_THE PROBLEM_.
Write every entry out again, unchanged.

_DATA FOR THIS EXERCISE_.
constexpr int kWgradTmaThreads = 384;
constexpr int kFcWgradXChunks = 2, kFcWgradYChunks = 4;
static __global__ void __launch_bounds__(kWgradTmaThreads, 1) tc_wgrad_tma(const __grid_constant__ CUtensorMap tmX,
                                                                    const __grid_constant__ CUtensorMap tmY,
                                                                    int64_t M, int64_t rows_per_cta, float* ws) {
    constexpr int R = 64, STAGES = 4, nxc = kFcWgradXChunks, nyc = kFcWgradYChunks, NY = 64 * nyc;
    extern __shared__ uint8_t smem_raw[];
    __shared__ uint64_t full_bar[STAGES], empty_bar[STAGES];
    uint8_t* smem = reinterpret_cast<uint8_t*>((reinterpret_cast<uintptr_t>(smem_raw) + 1023) & ~uintptr_t(1023));
    const int tid = threadIdx.x, warp = tid >> 5;
    const int xc0 = blockIdx.y * nxc, yc0 = blockIdx.z * nyc;
    constexpr int chunk_img = R * 128;
    constexpr int stage_bytes = (nxc + nyc) * chunk_img;
    if (tid == 0) {
        for (int s = 0; s < STAGES; ++s) { mbar_init(&full_bar[s], 1); mbar_init(&empty_bar[s], 8); }
        fence_barrier_init();
        tma_prefetch_desc(&tmX);
        tma_prefetch_desc(&tmY);
    }
    __syncthreads();
    const int64_t m_begin = (int64_t)blockIdx.x * rows_per_cta;
    int64_t m_end = m_begin + rows_per_cta;
    if (m_end > M) m_end = M;
    const int nsteps = m_end > m_begin ? (int)((m_end - m_begin + R - 1) / R) : 0;

    if (warp == 0 && (tid & 31) == 0) {
        for (int it = 0; it < nsteps; ++it) {
            const int s = it % STAGES;
            if (it >= STAGES) mbar_wait(&empty_bar[s], ((it / STAGES) - 1) & 1);
            const uint32_t dst = smem_u32(smem + (size_t)s * stage_bytes);
            const int m0 = (int)(m_begin + (int64_t)it * R);
            mbar_arrive_expect_tx(&full_bar[s], (uint32_t)stage_bytes);
            for (int c = 0; c < nxc; ++c) tma_load_2d(dst + c * chunk_img, &tmX, (xc0 + c) * 64, m0, &full_bar[s]);
            for (int c = 0; c < nyc; ++c) tma_load_2d(dst + (nxc + c) * chunk_img, &tmY, (yc0 + c) * 64, m0, &full_bar[s]);
        }
    } else if (warp >= 4) {
        const int wg = (warp - 4) >> 2, wt = tid & 127;
        float d[NY / 2];
#pragma unroll
        for (int e = 0; e < NY / 2; ++e) d[e] = 0.f;
        for (int it = 0; it < nsteps; ++it) {
            const int s = it % STAGES;
            mbar_wait(&full_bar[s], (it / STAGES) & 1);
            wgmma_fence();
            const uint32_t xa = smem_u32(smem + (size_t)s * stage_bytes), ya = xa + nxc * chunk_img;
#pragma unroll
            for (int kk = 0; kk < R / 16; ++kk) {
                const uint64_t adesc = desc_mnmajor(xa + wg * chunk_img + kk * 2048, chunk_img);
                const uint64_t bdesc = desc_mnmajor(ya + kk * 2048, chunk_img);
                WgmmaBf16<NY, 1, 1>::mma(d, adesc, bdesc, (it | kk) != 0 ? 1u : 0u);
            }
            wgmma_commit();
            wgmma_wait<0>();
            if ((tid & 31) == 0) mbar_arrive(&empty_bar[s]);
        }
        wgmma_fence_operands(d);
        const int64_t NYtot = (int64_t)gridDim.z * nyc * 64;
        const int64_t KXtot = (int64_t)gridDim.y * nxc * 64;
        float* wsb = ws + (int64_t)blockIdx.x * KXtot * NYtot;
        const int row = ((wt >> 5) << 4) + ((wt & 31) >> 2), col = (wt & 3) * 2;
        float* d0 = wsb + ((int64_t)xc0 * 64 + wg * 64 + row) * NYtot + (int64_t)yc0 * 64 + col;
        float* d8 = d0 + 8 * NYtot;
#pragma unroll
        for (int j = 0; j < NY / 8; ++j) {
            *reinterpret_cast<float2*>(d0 + 8 * j) = make_float2(d[4 * j], d[4 * j + 1]);
            *reinterpret_cast<float2*>(d8 + 8 * j) = make_float2(d[4 * j + 2], d[4 * j + 3]);
        }
    }
}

_RESPONSE TO THIS EXERCISE_.
constexpr int kWgradTmaThreads = 384;
constexpr int kFcWgradXChunks = 2, kFcWgradYChunks = 4;
static __global__ void __launch_bounds__(kWgradTmaThreads, 1) tc_wgrad_tma(const __grid_constant__ CUtensorMap tmX,
                                                                    const __grid_constant__ CUtensorMap tmY,
                                                                    int64_t M, int64_t rows_per_cta, float* ws) {
    constexpr int R = 64, STAGES = 4, nxc = kFcWgradXChunks, nyc = kFcWgradYChunks, NY = 64 * nyc;
    extern __shared__ uint8_t smem_raw[];
    __shared__ uint64_t full_bar[STAGES], empty_bar[STAGES];
    uint8_t* smem = reinterpret_cast<uint8_t*>((reinterpret_cast<uintptr_t>(smem_raw) + 1023) & ~uintptr_t(1023));
    const int tid = threadIdx.x, warp = tid >> 5;
    const int xc0 = blockIdx.y * nxc, yc0 = blockIdx.z * nyc;
    constexpr int chunk_img = R * 128;
    constexpr int stage_bytes = (nxc + nyc) * chunk_img;
    if (tid == 0) {
        for (int s = 0; s < STAGES; ++s) { mbar_init(&full_bar[s], 1); mbar_init(&empty_bar[s], 8); }
        fence_barrier_init();
        tma_prefetch_desc(&tmX);
        tma_prefetch_desc(&tmY);
    }
    __syncthreads();
    const int64_t m_begin = (int64_t)blockIdx.x * rows_per_cta;
    int64_t m_end = m_begin + rows_per_cta;
    if (m_end > M) m_end = M;
    const int nsteps = m_end > m_begin ? (int)((m_end - m_begin + R - 1) / R) : 0;

    if (warp == 0 && (tid & 31) == 0) {
        for (int it = 0; it < nsteps; ++it) {
            const int s = it % STAGES;
            if (it >= STAGES) mbar_wait(&empty_bar[s], ((it / STAGES) - 1) & 1);
            const uint32_t dst = smem_u32(smem + (size_t)s * stage_bytes);
            const int m0 = (int)(m_begin + (int64_t)it * R);
            mbar_arrive_expect_tx(&full_bar[s], (uint32_t)stage_bytes);
            for (int c = 0; c < nxc; ++c) tma_load_2d(dst + c * chunk_img, &tmX, (xc0 + c) * 64, m0, &full_bar[s]);
            for (int c = 0; c < nyc; ++c) tma_load_2d(dst + (nxc + c) * chunk_img, &tmY, (yc0 + c) * 64, m0, &full_bar[s]);
        }
    } else if (warp >= 4) {
        const int wg = (warp - 4) >> 2, wt = tid & 127;
        float d[NY / 2];
#pragma unroll
        for (int e = 0; e < NY / 2; ++e) d[e] = 0.f;
        for (int it = 0; it < nsteps; ++it) {
            const int s = it % STAGES;
            mbar_wait(&full_bar[s], (it / STAGES) & 1);
            wgmma_fence();
            const uint32_t xa = smem_u32(smem + (size_t)s * stage_bytes), ya = xa + nxc * chunk_img;
#pragma unroll
            for (int kk = 0; kk < R / 16; ++kk) {
                const uint64_t adesc = desc_mnmajor(xa + wg * chunk_img + kk * 2048, chunk_img);
                const uint64_t bdesc = desc_mnmajor(ya + kk * 2048, chunk_img);
                WgmmaBf16<NY, 1, 1>::mma(d, adesc, bdesc, (it | kk) != 0 ? 1u : 0u);
            }
            wgmma_commit();
            wgmma_wait<0>();
            if ((tid & 31) == 0) mbar_arrive(&empty_bar[s]);
        }
        wgmma_fence_operands(d);
        const int64_t NYtot = (int64_t)gridDim.z * nyc * 64;
        const int64_t KXtot = (int64_t)gridDim.y * nxc * 64;
        float* wsb = ws + (int64_t)blockIdx.x * KXtot * NYtot;
        const int row = ((wt >> 5) << 4) + ((wt & 31) >> 2), col = (wt & 3) * 2;
        float* d0 = wsb + ((int64_t)xc0 * 64 + wg * 64 + row) * NYtot + (int64_t)yc0 * 64 + col;
        float* d8 = d0 + 8 * NYtot;
#pragma unroll
        for (int j = 0; j < NY / 8; ++j) {
            *reinterpret_cast<float2*>(d0 + 8 * j) = make_float2(d[4 * j], d[4 * j + 1]);
            *reinterpret_cast<float2*>(d8 + 8 * j) = make_float2(d[4 * j + 2], d[4 * j + 3]);
        }
    }
}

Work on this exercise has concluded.